* _Goal of the exercise_
Could you return each line of the material that has "axis" in it?
====== Extracted material
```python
def _derived_int_tables(model):
    nb, nv = model.nbody, model.nv
    depth = np.zeros(nb, dtype=np.int32)
    path = np.full((nb, MAXDEPTH), -1, dtype=np.int32)
    subend = np.zeros(nb, dtype=np.int32)
    mask = np.zeros((nb, 2), dtype=np.int32)
    for b in range(1, nb):
        chain = []
        a = b
        while a > 0:
            chain.append(a)
            a = int(model.body_parent[a])
        chain.reverse()
        if len(chain) > MAXDEPTH:
            raise ValueError("kinematic chain deeper than %d" % MAXDEPTH)
        depth[b] = len(chain)
        path[b, :len(chain)] = chain
        bits = 0
        for c in chain:
            for d in range(int(model.body_dofadr[c]), int(model.body_dofadr[c]) + int(model.body_dofnum[c])):
                bits |= 1 << d
        lo, hi = bits & 0xFFFFFFFF, (bits >> 32) & 0xFFFFFFFF
        mask[b] = np.array([lo, hi], dtype=np.uint32).view(np.int32)
    for b in range(nb - 1, 0, -1):
        subend[b] = max(subend[b], b + 1)
        p = int(model.body_parent[b])
        if p > 0:
            subend[p] = max(subend[p], subend[b])
    for b in range(1, nb):
        for c in range(b + 1, nb):
            inside = c < subend[b]
            a = c
            anc = False
            while a > 0:
                if a == b:
                    anc = True
                a = int(model.body_parent[a])
            if inside != anc:
                raise ValueError("bodies are not in pre-order")
    if nv > 64:
        raise ValueError("nv > 64 unsupported")
    dof_act = np.full(nv, -1, dtype=np.int32)
    for u in range(model.nu):
        dof_act[int(model.act_dof[u])] = u
    return [depth, path.ravel(), subend, mask.ravel(), dof_act]


ROWC = 12
MIN_IMP, MAX_IMP = 0.0001, 0.9999


def _row_constants(solref, solimp, margin, mu, tran, timestep):
    dmin, dmax, width, mid, power = (float(x) for x in solimp)
    dmin = min(max(dmin, MIN_IMP), MAX_IMP)
    dmax = min(max(dmax, MIN_IMP), MAX_IMP)
    width = max(width, 0.0)
    mid = min(max(mid, MIN_IMP), MAX_IMP)
    power = max(power, 1.0)
    tc, dr = max(float(solref[0]), 2 * float(timestep)), float(solref[1])
    k = 1.0 / (dmax * dmax * tc * tc * dr * dr)
    b = 2.0 / (dmax * tc)
    mu, tran = float(mu), float(tran)
    return [dmin, dmax, width, mid, power, k, b, float(margin), mu, tran, tran + mu * mu * tran, 2 * mu * mu]


def _derived_f64_tables(model):
    ng, npair, nj = model.ngeom, model.npair, model.njnt
    gq = np.asarray(model.geom_quat, dtype=np.float64).reshape(ng, 4)
    axis = np.empty((ng, 3))
    axis[:, 0] = 2 * (gq[:, 1] * gq[:, 3] + gq[:, 0] * gq[:, 2])
    axis[:, 1] = 2 * (gq[:, 2] * gq[:, 3] - gq[:, 0] * gq[:, 1])
    axis[:, 2] = gq[:, 0] * gq[:, 0] - gq[:, 1] * gq[:, 1] - gq[:, 2] * gq[:, 2] + gq[:, 3] * gq[:, 3]
    iw_body = np.asarray(model.body_invweight0, dtype=np.float64).reshape(-1, 2)
    iw_dof = np.asarray(model.dof_invweight0, dtype=np.float64).ravel()
    p_solref = np.asarray(model.pair_solref, dtype=np.float64).reshape(npair, 2)
    p_solimp = np.asarray(model.pair_solimp, dtype=np.float64).reshape(npair, 5)
    pair = np.zeros((npair, ROWC))
    for p in range(npair):
        b1 = int(model.geom_body[int(model.pair_g1[p])])
        b2 = int(model.geom_body[int(model.pair_g2[p])])
        pair[p] = _row_constants(p_solref[p], p_solimp[p], np.ravel(model.pair_margin)[p], np.ravel(model.pair_mu)[p],
                                 iw_body[b1, 0] + iw_body[b2, 0], model.timestep)
    j_solref = np.asarray(model.jnt_solref, dtype=np.float64).reshape(nj, 2)
    j_solimp = np.asarray(model.jnt_solimp, dtype=np.float64).reshape(nj, 5)
    jnt = np.zeros((nj, ROWC))
    for j in range(nj):
        jnt[j] = _row_constants(j_solref[j], j_solimp[j], np.ravel(model.jnt_margin)[j], 0.0,
                                iw_dof[int(model.jnt_dofadr[j])], model.timestep)
    return [axis.ravel(), pair.ravel(), jnt.ravel()]


def worst_case_rows(model):
    rows = int(np.sum(np.asarray(model.jnt_limited) != 0))
    for k in range(model.npair):
        g2 = int(model.pair_g2[k])
        ncon = 2 if (int(model.geom_type[int(model.pair_g1[k])]) == mjcf.GEOM_PLANE and int(model.geom_type[g2]) == mjcf.GEOM_CAPSULE) else 1
        dim = int(model.pair_condim[k])
        rows += ncon * (1 if dim == 1 else 2 * (dim - 1))
    return rows


def pack_model(model, spec=None, env_name=None, max_rows=DEFAULT_MAX_ROWS, pgs_iters=DEFAULT_PGS_ITERS,
               pgs_tol=DEFAULT_PGS_TOL, solver=DEFAULT_SOLVER):
    if spec is None:
        spec = env_spec_for(env_name or model.name)
    hdr = np.zeros(NHDR, dtype=np.int32)
    hdr[H_MAGIC] = mjcf.MAGIC
    hdr[H_NBODY], hdr[H_NJNT], hdr[H_NQ], hdr[H_NV] = model.nbody, model.njnt, model.nq, model.nv
    hdr[H_NU], hdr[H_NGEOM], hdr[H_NPAIR] = model.nu, model.ngeom, model.npair
    hdr[H_INTEGRATOR] = model.integrator
    hdr[H_FRAME_SKIP] = spec.frame_skip
    hdr[H_DONE_RULE] = spec.done_rule
    hdr[H_TARGET_V2] = 1 if spec.target_v2 else 0
    hdr[H_RESET_VEL_NORMAL] = 1 if spec.reset_vel_normal else 0
    hb = [model.body_names.index(n) for n in spec.height_bodies if n in model.body_names]
    hdr[H_NHEIGHT_BODIES] = len(hb)
    for i, b in enumerate(hb[:2]):
        hdr[H_HEIGHT_BODY0 + i] = b
    hdr[H_MAX_ROWS] = min(int(max_rows), max(1, worst_case_rows(model)))
    hdr[H_PGS_ITERS] = pgs_iters
    hdr[H_SOLVER] = solver
    ints = [hdr]
    for k in mjcf.Model.INT_FIELDS:
        ints.append(np.asarray(getattr(model, k), dtype=np.int32).ravel())
    ints.extend(_derived_int_tables(model))
    fh = np.zeros(NFHDR, dtype=np.float64)
    fh[F_TIMESTEP] = model.timestep
    fh[F_GRAV_X:F_GRAV_Z + 1] = model.gravity
    fh[F_HEIGHT_LO], fh[F_HEIGHT_HI], fh[F_ANG_LIMIT] = spec.height_lo, spec.height_hi, spec.ang_limit
    fh[F_ALIVE_BONUS], fh[F_HEADING_WEIGHT], fh[F_CTRL_COST] = spec.alive_bonus, spec.heading_weight, spec.ctrl_cost
    fh[F_RESET_POS_NOISE], fh[F_RESET_VEL_NOISE] = spec.reset_pos_noise, spec.reset_vel_noise
    fh[F_PGS_TOL] = pgs_tol
    fh[F_TOTAL_MASS] = float(np.sum(model.body_mass[1:]))
    fls = [fh]
    for k in mjcf.Model.F64_FIELDS:
        fls.append(np.asarray(getattr(model, k), dtype=np.float64).ravel())
    fls.extend(_derived_f64_tables(model))
    return np.ascontiguousarray(np.concatenate(ints)), np.ascontiguousarray(np.concatenate(fls))
```

sgrl_amd/vec_env.py:

```python
import collections.abc
import ctypes

import numpy as np

from . import _lib, mjcf, model_pack
from .env_spec import env_spec_for


class Box(object):

    def __init__(self, low, high, shape=None, dtype=np.float32):
        if shape is None:
            shape = np.shape(low)
        self.low = np.full(shape, low, dtype=dtype) if np.isscalar(low) else np.asarray(low, dtype=dtype)
        self.high = np.full(shape, high, dtype=dtype) if np.isscalar(high) else np.asarray(high, dtype=dtype)
        self.shape = tuple(shape)
        self.dtype = np.dtype(dtype)

    def sample(self):
        return np.random.uniform(self.low, self.high).astype(self.dtype)


class StepInfos(collections.abc.Sequence):
    __slots__ = ("_dist", "_trunc", "_extra")

    def __init__(self, dist, trunc, extra=None):
        self._dist, self._trunc, self._extra = dist, trunc, extra

    def __len__(self):
        return int(self._dist.shape[0])

    def __getitem__(self, i):
        if isinstance(i, slice):
            return tuple(self[j] for j in range(*i.indices(len(self))))
        n = len(self)
        if i < 0:
            i += n
        if not 0 <= i < n:
            raise IndexError(i)
        d = {"dist": float(self._dist[i])}
        if self._trunc[i]:
            d["TimeLimit.truncated"] = True
        if self._extra and i in self._extra:
            d.update(self._extra[i])
        return d

    def __eq__(self, other):
        if isinstance(other, (list, tuple, StepInfos)):
            return len(other) == len(self) and all(a == b for a, b in zip(self, other))
        return NotImplemented

    def __repr__(self):
        return "StepInfos(n=%d)" % len(self)


def _round_up(x, a=256):
    return (x + a - 1) // a * a


class VecEnv(object):

    def __init__(self, num_envs, observation_space, action_space):
        self.num_envs = num_envs
        self.observation_space = observation_space
        self.action_space = action_space

    def step(self, actions):
        self.step_async(actions)
        return self.step_wait()


def resolve_models(env_names, xml_paths=None):
    models = []
    for i, name in enumerate(env_names):
        if xml_paths is not None and xml_paths[i] is not None:
            models.append(mjcf.compile_mjcf(xml_paths[i], name=name.replace("_v2_", "_")))
        else:
            models.append(mjcf.load_asset(name.replace("_v2_", "_")))
    return models
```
============
* _Written solution_
    axis = np.empty((ng, 3))
    axis[:, 0] = 2 * (gq[:, 1] * gq[:, 3] + gq[:, 0] * gq[:, 2])
    axis[:, 1] = 2 * (gq[:, 2] * gq[:, 3] - gq[:, 0] * gq[:, 1])
    axis[:, 2] = gq[:, 0] * gq[:, 0] - gq[:, 1] * gq[:, 1] - gq[:, 2] * gq[:, 2] + gq[:, 3] * gq[:, 3]
    return [axis.ravel(), pair.ravel(), jnt.ravel()]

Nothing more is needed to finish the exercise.